**Work instruction:** Quote each record exactly, please, leaving none out.

**Source material:**
namespace {
int count_tail(const Plan &p, const Grid &g, char *ws, uint32_t *hist, uint32_t *count, int32_t *medium,
               int32_t *large, int32_t *xl, const uint32_t *wg_on_grid, int n_wg, int32_t *tile_ranges,
               int64_t *isect_info, int band_only, int64_t *info_mirror, hipStream_t stream, bool defer_total = false) {
    ScanTotalArgs A{g, count, tile_ranges, medium, large, xl, wg_on_grid, n_wg, (int32_t *)(ws + p.off_redo_flag),
                    (int32_t *)(ws + p.off_redo_count), band_only, isect_info, info_mirror, (int32_t *)(ws + p.off_order),
                    (uint32_t *)wg_on_grid + kMaxG, nullptr, nullptr, 0u, nullptr, 0, nullptr, nullptr};
    if (defer_total && p.T_local > 0) {
        A.ticket = nullptr;
        if (p.T_local <= 4096)
            hipLaunchKernelGGL(k_tile_scan_wg<16>, dim3((unsigned)ms::ceil_div(p.T_local, 16)), dim3(1024), 0, stream,
                               p.G, p.T_local, hist, count, A);
        else
            hipLaunchKernelGGL(k_tile_scan_wg<64>, dim3((unsigned)ms::ceil_div(p.T_local, 64)), dim3(1024), 0, stream,
                               p.G, p.T_local, hist, count, A);
        MS_LAUNCH_CHECK();
        return MS_OK;
    }
    if (p.T_local > 0) {
        if (p.T_local <= 4096)
            hipLaunchKernelGGL(k_tile_scan_wg<16>, dim3((unsigned)ms::ceil_div(p.T_local, 16)), dim3(1024), 0, stream,
                               p.G, p.T_local, hist, count, A);
        else {
            ScanTotalArgs A0 = A;
            A0.ticket = nullptr;
            hipLaunchKernelGGL(k_tile_scan_wg<64>, dim3((unsigned)ms::ceil_div(p.T_local, 64)), dim3(1024), 0, stream,
                               p.G, p.T_local, hist, count, A0);
            hipLaunchKernelGGL(k_tile_scan_total, dim3(1), dim3(1024), 0, stream, A0);
        }
    } else {
        A.ticket = nullptr;
        hipLaunchKernelGGL(k_tile_scan_total, dim3(1), dim3(1024), 0, stream, A);
    }
    MS_LAUNCH_CHECK();
    return MS_OK;
}
}

ms::FrontParams ms::front_params(int tile_size, int lazy, float depth_near, float depth_far, bool merged, bool split) {
    ms::FrontParams fp;
    fp.fixed_min = 0;
    fp.fixed_shift = -1;
    if (depth_near > 0.f && depth_far > depth_near) {
        uint32_t lo, hi;
        memcpy(&lo, &depth_near, 4);
        memcpy(&hi, &depth_far, 4);
        const uint32_t span = hi - lo;
        int bits = 0;
        while (bits < 32 && (span >> bits)) ++bits;
        fp.fixed_min = lo;
        fp.fixed_shift = bits > kFrontLogNB ? bits - kFrontLogNB : 0;
    }
    const int blocks_per_tile = ((tile_size + 15) / 16) * ((tile_size + 15) / 16);
    static const int front_env = [] { const char *e = getenv("MOJOSPLAT_FRONT_K"); return e ? atoi(e) : 0; }();
    int front_k = split ? 1280 : blocks_per_tile == 4 ? 1536 : min(kFrontK * blocks_per_tile, 2048);
    if (front_env >= 256 && front_env <= kFrontCap && blocks_per_tile > 1) front_k = front_env;
    fp.front_k = min(front_k << ((lazy >> 1) & 3), kFrontCap);
    fp.front_cap = merged ? min(kFrontCap, max(2048, (fp.front_k * 4 / 3 + 511) & ~511)) : kFrontCap;
    return fp;
}

void ms::isect_lazy_arrays(void *workspace, int64_t N, int tile_w, int tile_h, ms::LazyLists *out) {
    Plan p;
    make_plan(N, tile_w, tile_h, 0, tile_h, p);
    char *ws = (char *)workspace;
// ... 360 lines not shown
                                      int row_begin, int row_end, int tight, float *means2d, float *conics,
                                      float *depths,
                                      int32_t *radii, void *workspace, size_t workspace_bytes,
                                      int32_t *tile_ranges, int64_t *isect_info, int64_t *isect_info_mirror,
                                      void *stream_) {
    return ms::project_isect_count(N, means3d, scales, scales_are_log, quats, opacities, viewmat, fx, fy, cx, cy, W, H,
                                   eps2d, near_plane, far_plane, radius_clip, tile_size, row_begin, row_end, tight & 63,
                                   means2d, conics, depths, radii, workspace, workspace_bytes, tile_ranges, isect_info,
                                   isect_info_mirror, nullptr, 0, nullptr, stream_, 0u);
}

**Response area:**
namespace {
int count_tail(const Plan &p, const Grid &g, char *ws, uint32_t *hist, uint32_t *count, int32_t *medium,
               int32_t *large, int32_t *xl, const uint32_t *wg_on_grid, int n_wg, int32_t *tile_ranges,
               int64_t *isect_info, int band_only, int64_t *info_mirror, hipStream_t stream, bool defer_total = false) {
    ScanTotalArgs A{g, count, tile_ranges, medium, large, xl, wg_on_grid, n_wg, (int32_t *)(ws + p.off_redo_flag),
                    (int32_t *)(ws + p.off_redo_count), band_only, isect_info, info_mirror, (int32_t *)(ws + p.off_order),
                    (uint32_t *)wg_on_grid + kMaxG, nullptr, nullptr, 0u, nullptr, 0, nullptr, nullptr};
    if (defer_total && p.T_local > 0) {
        A.ticket = nullptr;
        if (p.T_local <= 4096)
            hipLaunchKernelGGL(k_tile_scan_wg<16>, dim3((unsigned)ms::ceil_div(p.T_local, 16)), dim3(1024), 0, stream,
                               p.G, p.T_local, hist, count, A);
        else
            hipLaunchKernelGGL(k_tile_scan_wg<64>, dim3((unsigned)ms::ceil_div(p.T_local, 64)), dim3(1024), 0, stream,
                               p.G, p.T_local, hist, count, A);
        MS_LAUNCH_CHECK();
        return MS_OK;
    }
    if (p.T_local > 0) {
        if (p.T_local <= 4096)
            hipLaunchKernelGGL(k_tile_scan_wg<16>, dim3((unsigned)ms::ceil_div(p.T_local, 16)), dim3(1024), 0, stream,
                               p.G, p.T_local, hist, count, A);
        else {
            ScanTotalArgs A0 = A;
            A0.ticket = nullptr;
            hipLaunchKernelGGL(k_tile_scan_wg<64>, dim3((unsigned)ms::ceil_div(p.T_local, 64)), dim3(1024), 0, stream,
                               p.G, p.T_local, hist, count, A0);
            hipLaunchKernelGGL(k_tile_scan_total, dim3(1), dim3(1024), 0, stream, A0);
        }
    } else {
        A.ticket = nullptr;
        hipLaunchKernelGGL(k_tile_scan_total, dim3(1), dim3(1024), 0, stream, A);
    }
    MS_LAUNCH_CHECK();
    return MS_OK;
}
}

ms::FrontParams ms::front_params(int tile_size, int lazy, float depth_near, float depth_far, bool merged, bool split) {
    ms::FrontParams fp;
    fp.fixed_min = 0;
    fp.fixed_shift = -1;
    if (depth_near > 0.f && depth_far > depth_near) {
        uint32_t lo, hi;
        memcpy(&lo, &depth_near, 4);
        memcpy(&hi, &depth_far, 4);
        const uint32_t span = hi - lo;
        int bits = 0;
        while (bits < 32 && (span >> bits)) ++bits;
        fp.fixed_min = lo;
        fp.fixed_shift = bits > kFrontLogNB ? bits - kFrontLogNB : 0;
    }
    const int blocks_per_tile = ((tile_size + 15) / 16) * ((tile_size + 15) / 16);
    static const int front_env = [] { const char *e = getenv("MOJOSPLAT_FRONT_K"); return e ? atoi(e) : 0; }();
    int front_k = split ? 1280 : blocks_per_tile == 4 ? 1536 : min(kFrontK * blocks_per_tile, 2048);
    if (front_env >= 256 && front_env <= kFrontCap && blocks_per_tile > 1) front_k = front_env;
    fp.front_k = min(front_k << ((lazy >> 1) & 3), kFrontCap);
    fp.front_cap = merged ? min(kFrontCap, max(2048, (fp.front_k * 4 / 3 + 511) & ~511)) : kFrontCap;
    return fp;
}

void ms::isect_lazy_arrays(void *workspace, int64_t N, int tile_w, int tile_h, ms::LazyLists *out) {
    Plan p;
    make_plan(N, tile_w, tile_h, 0, tile_h, p);
    char *ws = (char *)workspace;
// ... 360 lines not shown
                                      int row_begin, int row_end, int tight, float *means2d, float *conics,
                                      float *depths,
                                      int32_t *radii, void *workspace, size_t workspace_bytes,
                                      int32_t *tile_ranges, int64_t *isect_info, int64_t *isect_info_mirror,
                                      void *stream_) {
    return ms::project_isect_count(N, means3d, scales, scales_are_log, quats, opacities, viewmat, fx, fy, cx, cy, W, H,
                                   eps2d, near_plane, far_plane, radius_clip, tile_size, row_begin, row_end, tight & 63,
                                   means2d, conics, depths, radii, workspace, workspace_bytes, tile_ranges, isect_info,
                                   isect_info_mirror, nullptr, 0, nullptr, stream_, 0u);
}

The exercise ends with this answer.